If the training fee is increased than 1, then the mannequin will diverge.

4. Boosting as Gradient Descent in Perform Area
4.1 Comparability with Gradient Descent Algorithm
At first look, the function of the training fee and the variety of iterations in Gradient Boosting seems similar to what we see in Gradient Descent. This naturally results in confusion.
- Newcomers typically discover that each algorithms include the phrase “gradient” and observe an iterative process. It’s subsequently tempting to imagine that Gradient Descent and Gradient Boosting are carefully associated, with out actually understanding why.
- Skilled practitioners often react in a different way. From their perspective, the 2 strategies seem unrelated. Gradient Descent is used to suit weight-based fashions by optimizing their parameters, whereas Gradient Boosting is an ensemble technique that mixes a number of fashions fitted with the residuals. The use circumstances, the implementations, and the instinct appear utterly completely different.
- At a deeper degree, nevertheless, consultants will say that these two algorithms are actually the identical optimization thought. The distinction doesn’t lie within the studying rule, however within the area the place this rule is utilized. Or we are able to say that the variable of curiosity is completely different.
Gradient Descent performs gradient-based updates in parameter area. Gradient Boosting performs gradient-based updates in perform area.
That’s the solely distinction on this mathematical numerical optimization. Let’s see the equations within the case of regression and within the basic case beneath.
4.2 The Imply Squared Error Case: Identical Algorithm, Totally different Area
With the Imply Squared Error, Gradient Descent and Gradient Boosting reduce the identical goal and are pushed by an identical quantity: the residual.
In Gradient Descent, residuals affect the updates of the mannequin parameters.
In Gradient Boosting, residuals immediately replace the prediction perform.
In each circumstances, the training fee and the variety of iterations play the identical function. The distinction lies solely in the place the replace is utilized: parameter area versus perform area.
As soon as this distinction is obvious, it turns into evident that Gradient Boosting with MSE is just Gradient Descent expressed on the degree of capabilities.

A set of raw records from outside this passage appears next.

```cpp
#ifndef K2A_VRUN
#define K2A_VRUN 4
#endif
#define K2A_VITEMS 64
__global__ __launch_bounds__(K2A_THREADS) __attribute__((amdgpu_waves_per_eu(K2A_WPE, 8)))
void k2a_verify(K2Params p)
{
	__shared__ K2aShared sh;
	__shared__ int s_list[64], s_nl, s_ni;
	__shared__ int4 s_item[K2A_VITEMS];
	const int tid = threadIdx.x;
	const int c = blockIdx.y, s = (int)blockIdx.z;
	const int sc = s * VDL2_CS + c;
	if (p.force_serial || p.full_scan || p.full_round)
		return;
	if (p.round > 0 && !p.redo[sc])
		return;
	const long long dec_base = p.dec_base;
	const int t_end = (int)(VDL2_CARRY_FRAMES + p.J);
	const int nseg = (int)p.ctl[CTL_NSEG0 + sc];
	const Seg *segs = p.segs + (size_t)sc * VDL2_SEG_CAP;
	if (nseg == 0 || (int)(p.cs[sc].pos - dec_base) + (int)blockIdx.x * K2A_VRUN * 2 * K2A_TS >= t_end)
		return;
	k2a_tables(sh);
	K2aPre<2> pre;
	pre.loaded = false;
	pre.tiles = 0;
	for (int run = (int)blockIdx.x;; run += (int)gridDim.x) {
		const int r_lo = (int)(p.cs[sc].pos - dec_base) + run * K2A_VRUN * 2 * K2A_TS;
		if (r_lo >= t_end)
			break;
		const int r_hi = r_lo + K2A_VRUN * 2 * K2A_TS < t_end ? r_lo + K2A_VRUN * 2 * K2A_TS : t_end;
		__syncthreads();
		if (tid == 0)
			s_nl = 0;
		__syncthreads();
		for (int k = tid; k < nseg && k < VDL2_SEG_CAP; k += K2A_THREADS) {
			const Seg g = segs[k];
			if (g.lo < r_hi && g.hi > r_lo && g.hi > g.lo) {
				const int q = atomicAdd(&s_nl, 1);
				if (q < 64)
					s_list[q] = k;
			}
		}
		__syncthreads();
		const int nl = s_nl;
		if (nl == 0)
			continue;
		if (tid == 0) {
			int ni = 0;
			for (int q = 0; q < nl && q < 64; ++q) {
				const Seg g = segs[s_list[q]];
				for (int t_lo = r_lo; t_lo < r_hi; t_lo += 2 * K2A_TS) {
					const int t_hi = t_lo + 2 * K2A_TS < r_hi ? t_lo + 2 * K2A_TS : r_hi;
					int lo = g.lo > t_lo ? g.lo : t_lo;
					const int hi = g.hi < t_hi ? g.hi : t_hi;
					lo += (lo ^ g.lo) & 1;
					if (lo >= hi)
						continue;
					if (ni < K2A_VITEMS)
						s_item[ni] = make_int4(lo, hi, g.r, 0);
					++ni;
				}
			}
			s_ni = ni;
		}
		__syncthreads();
		const int ni = s_ni;
		if (nl > 64 || ni > K2A_VITEMS) {
			if (tid == 0)
				atomicMin(p.fail + sc, 0);
			break;
		}
		for (int q = 0; q < ni; ++q) {
			const int4 it = s_item[q];
			const int4 nx = (q + 1 < ni) ? s_item[q + 1] : make_int4(0, 0, 0, 0);
			k2a_tile<2>(sh, p, sc, dec_base, dec_base + it.x, (it.y - it.x + 1) / 2, 1u << it.z, 1, dec_base + it.x, dec_base + it.y,
				    p.fail + sc, pre, dec_base + nx.x, (nx.y - nx.x + 1) / 2);
		}
	}
	k2a_tail(sh, sc);
}

#endif
```

Baseline: 175,600.

## Rebalance verify scan over segment tiles with a resident grid and prefix-sum work split

The verify kernel stops assigning fixed time windows to workgroups. It now counts the tiles covered by live segments, builds a block-wide DPP prefix sum, and hands each workgroup an equal contiguous share of those tiles. By default the grid is sized to a resident count, about six workgroups per CU split across channels, and the survivor-buffer share is derived from that size. This targets load imbalance and empty windows, and drops the serial thread-0 item construction. The cost is an extra pass over the segment list and additional block-wide scans and barriers. The old overflow fallback (atomicMin on fail) is removed, and the segment count is clamped instead.

```diff
diff --git a/vdlm2dec_amd/csrc/vdl2gpu.hip b/vdlm2dec_amd/csrc/vdl2gpu.hip
--- a/vdlm2dec_amd/csrc/vdl2gpu.hip
+++ b/vdlm2dec_amd/csrc/vdl2gpu.hip
@@ -1158,8 +1158,7 @@
 	K2Params q = k2;
 	const unsigned item_priv = k2.item_priv;
 	grid.x = std::min<unsigned>(grid.x, VDL2_MAXWG);
-	if (which != SCAN_VERIFY)
-		grid.x = std::max(1u, std::min<unsigned>(grid.x, item_priv / 256u));
+	grid.x = std::max(1u, std::min<unsigned>(grid.x, item_priv / 256u));
 	unsigned want = (tiles_per_wg * (which == SCAN_REGION ? 400u : 42u * (K2A_TS / 1024u)) + 128u + 255u) / 256u * 256u;
 	q.surv_common_cap = 0;
 #ifdef VDL2GPU_TESTHOOKS
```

4.3 Gradient Boosting with any loss perform
The comparability above isn’t restricted to the Imply Squared Error. Each Gradient Descent and Gradient Boosting may be outlined with respect to completely different loss capabilities.
In Gradient Descent, the loss is outlined in parameter area. This requires the mannequin to be differentiable with respect to its parameters, which naturally restricts the strategy to weight-based fashions.
In Gradient Boosting, the loss is outlined in prediction area. Solely the loss have to be differentiable with respect to the predictions. The bottom mannequin itself doesn’t should be differentiable, and naturally, it doesn’t have to have its personal loss perform.
This explains why Gradient Boosting can mix arbitrary loss capabilities with non–weight-based fashions reminiscent of resolution timber.

Conclusion
Gradient Boosting isn’t just a naive ensemble method however an optimization algorithm. It follows the identical studying logic as Gradient Descent, differing solely within the area the place the optimization is carried out: parameters versus capabilities. Utilizing linear regression allowed us to isolate this mechanism in its easiest type.
Within the subsequent article, we are going to see how this framework turns into really highly effective when the bottom mannequin is a choice tree, resulting in Gradient Boosted Choice Tree Regressors.
All of the Excel recordsdata can be found by means of this Kofi hyperlink. Your help means lots to me. The worth will enhance through the month, so early supporters get the perfect worth.